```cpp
void launch_synth(const FrameRec *rec, const int16_t *is_buf, const UnitMeta *meta, const DevTables *tab,
                  StreamState *st, void *pcm, bool f32, int n_streams, int F, int kinds, int seg_len, float *st_tail,
                  const float *st_tail_in, const uint32_t *fam, uint32_t seq, int n_cu, hipStream_t strm) {
    const int waves = n_streams * ((F + seg_len - 1) / seg_len);
    const int lsf_grid = 3 * (n_cu > 0 ? n_cu : 256);
#define MP3D_SYNTH_LAUNCH(F32_, LSF_)                                                                              \
    do {                                                                                                           \
        constexpr int NW = SynCfg<false, LSF_>::WAVES;                                                             \
        int nb = (waves + NW - 1) / NW;                                                                            \
        if (LSF_ && fam && nb > lsf_grid) nb = lsf_grid;                                                           \
        hipLaunchKernelGGL((k_synth<false, F32_, LSF_>), dim3(nb), dim3(64 * NW), 0, strm, rec, is_buf, meta,       \
                           (const float *)nullptr, (const uint8_t *)nullptr, (const uint8_t *)nullptr, tab, st, pcm,  \
                           n_streams, F, 2, 0, seg_len, st_tail, st_tail_in, LSF_ ? fam : nullptr, seq);           \
    } while (0)
    if (f32) {
        if (kinds & 1) MP3D_SYNTH_LAUNCH(true, false);
        if (kinds & 2) MP3D_SYNTH_LAUNCH(true, true);
    } else {
        if (kinds & 1) MP3D_SYNTH_LAUNCH(false, false);
        if (kinds & 2) MP3D_SYNTH_LAUNCH(false, true);
    }
#undef MP3D_SYNTH_LAUNCH
}

void launch_synth_xr(const float *xr, const uint8_t *bt, const uint8_t *mixed, const DevTables *tab, StreamState *st,
                     int16_t *pcm, int n_streams, int F, int nch, int sr, int seg_len, float *st_tail,
                     const float *st_tail_in, hipStream_t strm) {
    const int waves = n_streams * ((F + seg_len - 1) / seg_len);
    constexpr int NW = SynCfg<true, false>::WAVES;
    hipLaunchKernelGGL((k_synth<true, false, false>), dim3((waves + NW - 1) / NW), dim3(64 * NW), 0,
                       strm, (const FrameRec *)nullptr, (const int16_t *)nullptr, (const UnitMeta *)nullptr, xr, bt,
                       mixed, tab, st, (void *)pcm, n_streams, F, nch, sr, seg_len, st_tail, st_tail_in,
                       (const uint32_t *)nullptr, 0u);
}

#define LDS_POISON_WORDS (160 * 1024 / 4)
__device__ __forceinline__ void lds_fill_all(uint32_t *s, uint32_t word) {
    volatile uint32_t *v = s;
    for (int i = threadIdx.x; i < LDS_POISON_WORDS; i += 1024) v[i] = word;
}

__global__ void __launch_bounds__(1024) k_lds_poison() {
    __shared__ uint32_t s[LDS_POISON_WORDS];
// ... 53 lines not shown
```

Baseline: 203.2 million frames/s.

## Add specialised long-block MS-stereo requant path and masked alias butterflies in synth

Adds a LONGQ template variant of the synth kernel, on by default through an env switch. It gives granules that are all long blocks with MS stereo a specialised requantise path, which reads coefficients, applies pow43 and scale, folds M/S and writes straight to LDS. Only the live chunks are processed, and the xin window offset is redirected to a zeroed chunk. Alias butterflies now use exec-masked inline asm with literal constants instead of per-element selects. The cost is an extra kernel instantiation, raw asm exec manipulation and more code size or register pressure.

Measured after the change: 207.2 million frames/s, median of 6. +2.0%, better.

```diff
diff --git a/abx/variants.py b/abx/variants.py
--- a/abx/variants.py
+++ b/abx/variants.py
@@ -759,7 +759,7 @@
      "    float *const sBuf = Wd.buf;\n    unsigned long long ph_[8] = {0ull, 0ull, 0ull, 0ull, 0ull, 0ull, 0ull, 0ull}, tQ_ = 0ull, tI_ = 0ull, tM_ = 0ull, tW_ = 0ull, tE_ = 0ull, t1_ = 0ull, t2_ = 0ull;\n"),
     (_QS, "            tQ_ = clock64(); if (tE_) ph_[7] += tQ_ - tE_;\n" + _QS),
     ("                (void)m12a;\n", "                (void)m12a;\n                t1_ = clock64(); ph_[4] += t1_ - tQ_;\n"),
-    ("                xin();\n                } /* !fusedq */", "                t2_ = clock64(); ph_[5] += t2_ - t1_;\n                xin();\n                } /* !fusedq */"),
+    ("                xin(xin_off);\n                } /* !fusedq */", "                t2_ = clock64(); ph_[5] += t2_ - t1_;\n                xin(xin_off);\n                } /* !fusedq */"),
     (_IS, "            tI_ = clock64(); ph_[0] += tI_ - tQ_; ph_[6] += tI_ - t2_;\n" + _IS),
     (_MS, "            tM_ = clock64(); ph_[1] += tM_ - tI_;\n" + _MS),
     (_WS, "            tW_ = clock64(); ph_[2] += tW_ - tM_;\n" + _WS),
@@ -781,7 +781,7 @@
      "                else requant(std::integral_constant<int, 5>{});\n                __asm__ volatile(\"s_waitcnt lgkmcnt(0)\" : \"+v\"(xp[0][0]), \"+v\"(xp[1][0]));\n                tb_ = clock64(); ph_[1] += tb_ - ta_;\n"),
     ("                if (ms_fold) {\n",
      "                tc_ = clock64(); ph_[2] += tc_ - tb_;\n                if (ms_fold) {\n"),
-    ("                xin();\n                } /* !fusedq */", "                ph_[3] += clock64() - tc_;\n                xin();\n                } /* !fusedq */"),
+    ("                xin(xin_off);\n                } /* !fusedq */", "                ph_[3] += clock64() - tc_;\n                xin(xin_off);\n                } /* !fusedq */"),
     ("    if (f1 == F && PF != 1) {",
      "    if ((blockIdx.x == 0 || blockIdx.x == 4000) && threadIdx.x == 0 && !SRC_XR && !LSF)\n"
      "        printf(\"PHT3 blk %d cis %llu requant %llu esc+stereo %llu scatter %llu\\n\", (int)blockIdx.x, ph_[0], ph_[1], ph_[2], ph_[3]);\n"
diff --git a/mp3_amd/csrc/mp3d_batch.cpp b/mp3_amd/csrc/mp3d_batch.cpp
--- a/mp3_amd/csrc/mp3d_batch.cpp
+++ b/mp3_amd/csrc/mp3d_batch.cpp
@@ -213,6 +213,11 @@
     return n >= MP3D_WIDE_STREAMS;
 }
 
+static bool synth_longpath() {
+    const char *e = getenv("MP3D_SYNTH_LONGPATH");
+    return !(e && !strcmp(e, "0"));
+}
+
 #define MP3D_WAVE_HUFF_UNITS 1024
 static bool huffman_wave(int n_units) {
     const char *e = getenv("MP3D_HUFF");
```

§ §

WHAT IS NEEDED – Restate the data above word for word.

TASK RESPONSE –
```cpp
void launch_synth(const FrameRec *rec, const int16_t *is_buf, const UnitMeta *meta, const DevTables *tab,
                  StreamState *st, void *pcm, bool f32, int n_streams, int F, int kinds, int seg_len, float *st_tail,
                  const float *st_tail_in, const uint32_t *fam, uint32_t seq, int n_cu, hipStream_t strm) {
    const int waves = n_streams * ((F + seg_len - 1) / seg_len);
    const int lsf_grid = 3 * (n_cu > 0 ? n_cu : 256);
#define MP3D_SYNTH_LAUNCH(F32_, LSF_)                                                                              \
    do {                                                                                                           \
        constexpr int NW = SynCfg<false, LSF_>::WAVES;                                                             \
        int nb = (waves + NW - 1) / NW;                                                                            \
        if (LSF_ && fam && nb > lsf_grid) nb = lsf_grid;                                                           \
        hipLaunchKernelGGL((k_synth<false, F32_, LSF_>), dim3(nb), dim3(64 * NW), 0, strm, rec, is_buf, meta,       \
                           (const float *)nullptr, (const uint8_t *)nullptr, (const uint8_t *)nullptr, tab, st, pcm,  \
                           n_streams, F, 2, 0, seg_len, st_tail, st_tail_in, LSF_ ? fam : nullptr, seq);           \
    } while (0)
    if (f32) {
        if (kinds & 1) MP3D_SYNTH_LAUNCH(true, false);
        if (kinds & 2) MP3D_SYNTH_LAUNCH(true, true);
    } else {
        if (kinds & 1) MP3D_SYNTH_LAUNCH(false, false);
        if (kinds & 2) MP3D_SYNTH_LAUNCH(false, true);
    }
#undef MP3D_SYNTH_LAUNCH
}

void launch_synth_xr(const float *xr, const uint8_t *bt, const uint8_t *mixed, const DevTables *tab, StreamState *st,
                     int16_t *pcm, int n_streams, int F, int nch, int sr, int seg_len, float *st_tail,
                     const float *st_tail_in, hipStream_t strm) {
    const int waves = n_streams * ((F + seg_len - 1) / seg_len);
    constexpr int NW = SynCfg<true, false>::WAVES;
    hipLaunchKernelGGL((k_synth<true, false, false>), dim3((waves + NW - 1) / NW), dim3(64 * NW), 0,
                       strm, (const FrameRec *)nullptr, (const int16_t *)nullptr, (const UnitMeta *)nullptr, xr, bt,
                       mixed, tab, st, (void *)pcm, n_streams, F, nch, sr, seg_len, st_tail, st_tail_in,
                       (const uint32_t *)nullptr, 0u);
}

#define LDS_POISON_WORDS (160 * 1024 / 4)
__device__ __forceinline__ void lds_fill_all(uint32_t *s, uint32_t word) {
    volatile uint32_t *v = s;
    for (int i = threadIdx.x; i < LDS_POISON_WORDS; i += 1024) v[i] = word;
}

__global__ void __launch_bounds__(1024) k_lds_poison() {
    __shared__ uint32_t s[LDS_POISON_WORDS];
// ... 53 lines not shown
```

Baseline: 203.2 million frames/s.

## Add specialised long-block MS-stereo requant path and masked alias butterflies in synth

Adds a LONGQ template variant of the synth kernel, on by default through an env switch. It gives granules that are all long blocks with MS stereo a specialised requantise path, which reads coefficients, applies pow43 and scale, folds M/S and writes straight to LDS. Only the live chunks are processed, and the xin window offset is redirected to a zeroed chunk. Alias butterflies now use exec-masked inline asm with literal constants instead of per-element selects. The cost is an extra kernel instantiation, raw asm exec manipulation and more code size or register pressure.

Measured after the change: 207.2 million frames/s, median of 6. +2.0%, better.

```diff
diff --git a/abx/variants.py b/abx/variants.py
--- a/abx/variants.py
+++ b/abx/variants.py
@@ -759,7 +759,7 @@
      "    float *const sBuf = Wd.buf;\n    unsigned long long ph_[8] = {0ull, 0ull, 0ull, 0ull, 0ull, 0ull, 0ull, 0ull}, tQ_ = 0ull, tI_ = 0ull, tM_ = 0ull, tW_ = 0ull, tE_ = 0ull, t1_ = 0ull, t2_ = 0ull;\n"),
     (_QS, "            tQ_ = clock64(); if (tE_) ph_[7] += tQ_ - tE_;\n" + _QS),
     ("                (void)m12a;\n", "                (void)m12a;\n                t1_ = clock64(); ph_[4] += t1_ - tQ_;\n"),
-    ("                xin();\n                } /* !fusedq */", "                t2_ = clock64(); ph_[5] += t2_ - t1_;\n                xin();\n                } /* !fusedq */"),
+    ("                xin(xin_off);\n                } /* !fusedq */", "                t2_ = clock64(); ph_[5] += t2_ - t1_;\n                xin(xin_off);\n                } /* !fusedq */"),
     (_IS, "            tI_ = clock64(); ph_[0] += tI_ - tQ_; ph_[6] += tI_ - t2_;\n" + _IS),
     (_MS, "            tM_ = clock64(); ph_[1] += tM_ - tI_;\n" + _MS),
     (_WS, "            tW_ = clock64(); ph_[2] += tW_ - tM_;\n" + _WS),
@@ -781,7 +781,7 @@
      "                else requant(std::integral_constant<int, 5>{});\n                __asm__ volatile(\"s_waitcnt lgkmcnt(0)\" : \"+v\"(xp[0][0]), \"+v\"(xp[1][0]));\n                tb_ = clock64(); ph_[1] += tb_ - ta_;\n"),
     ("                if (ms_fold) {\n",
      "                tc_ = clock64(); ph_[2] += tc_ - tb_;\n                if (ms_fold) {\n"),
-    ("                xin();\n                } /* !fusedq */", "                ph_[3] += clock64() - tc_;\n                xin();\n                } /* !fusedq */"),
+    ("                xin(xin_off);\n                } /* !fusedq */", "                ph_[3] += clock64() - tc_;\n                xin(xin_off);\n                } /* !fusedq */"),
     ("    if (f1 == F && PF != 1) {",
      "    if ((blockIdx.x == 0 || blockIdx.x == 4000) && threadIdx.x == 0 && !SRC_XR && !LSF)\n"
      "        printf(\"PHT3 blk %d cis %llu requant %llu esc+stereo %llu scatter %llu\\n\", (int)blockIdx.x, ph_[0], ph_[1], ph_[2], ph_[3]);\n"
diff --git a/mp3_amd/csrc/mp3d_batch.cpp b/mp3_amd/csrc/mp3d_batch.cpp
--- a/mp3_amd/csrc/mp3d_batch.cpp
+++ b/mp3_amd/csrc/mp3d_batch.cpp
@@ -213,6 +213,11 @@
     return n >= MP3D_WIDE_STREAMS;
 }
 
+static bool synth_longpath() {
+    const char *e = getenv("MP3D_SYNTH_LONGPATH");
+    return !(e && !strcmp(e, "0"));
+}
+
 #define MP3D_WAVE_HUFF_UNITS 1024
 static bool huffman_wave(int n_units) {
     const char *e = getenv("MP3D_HUFF");
```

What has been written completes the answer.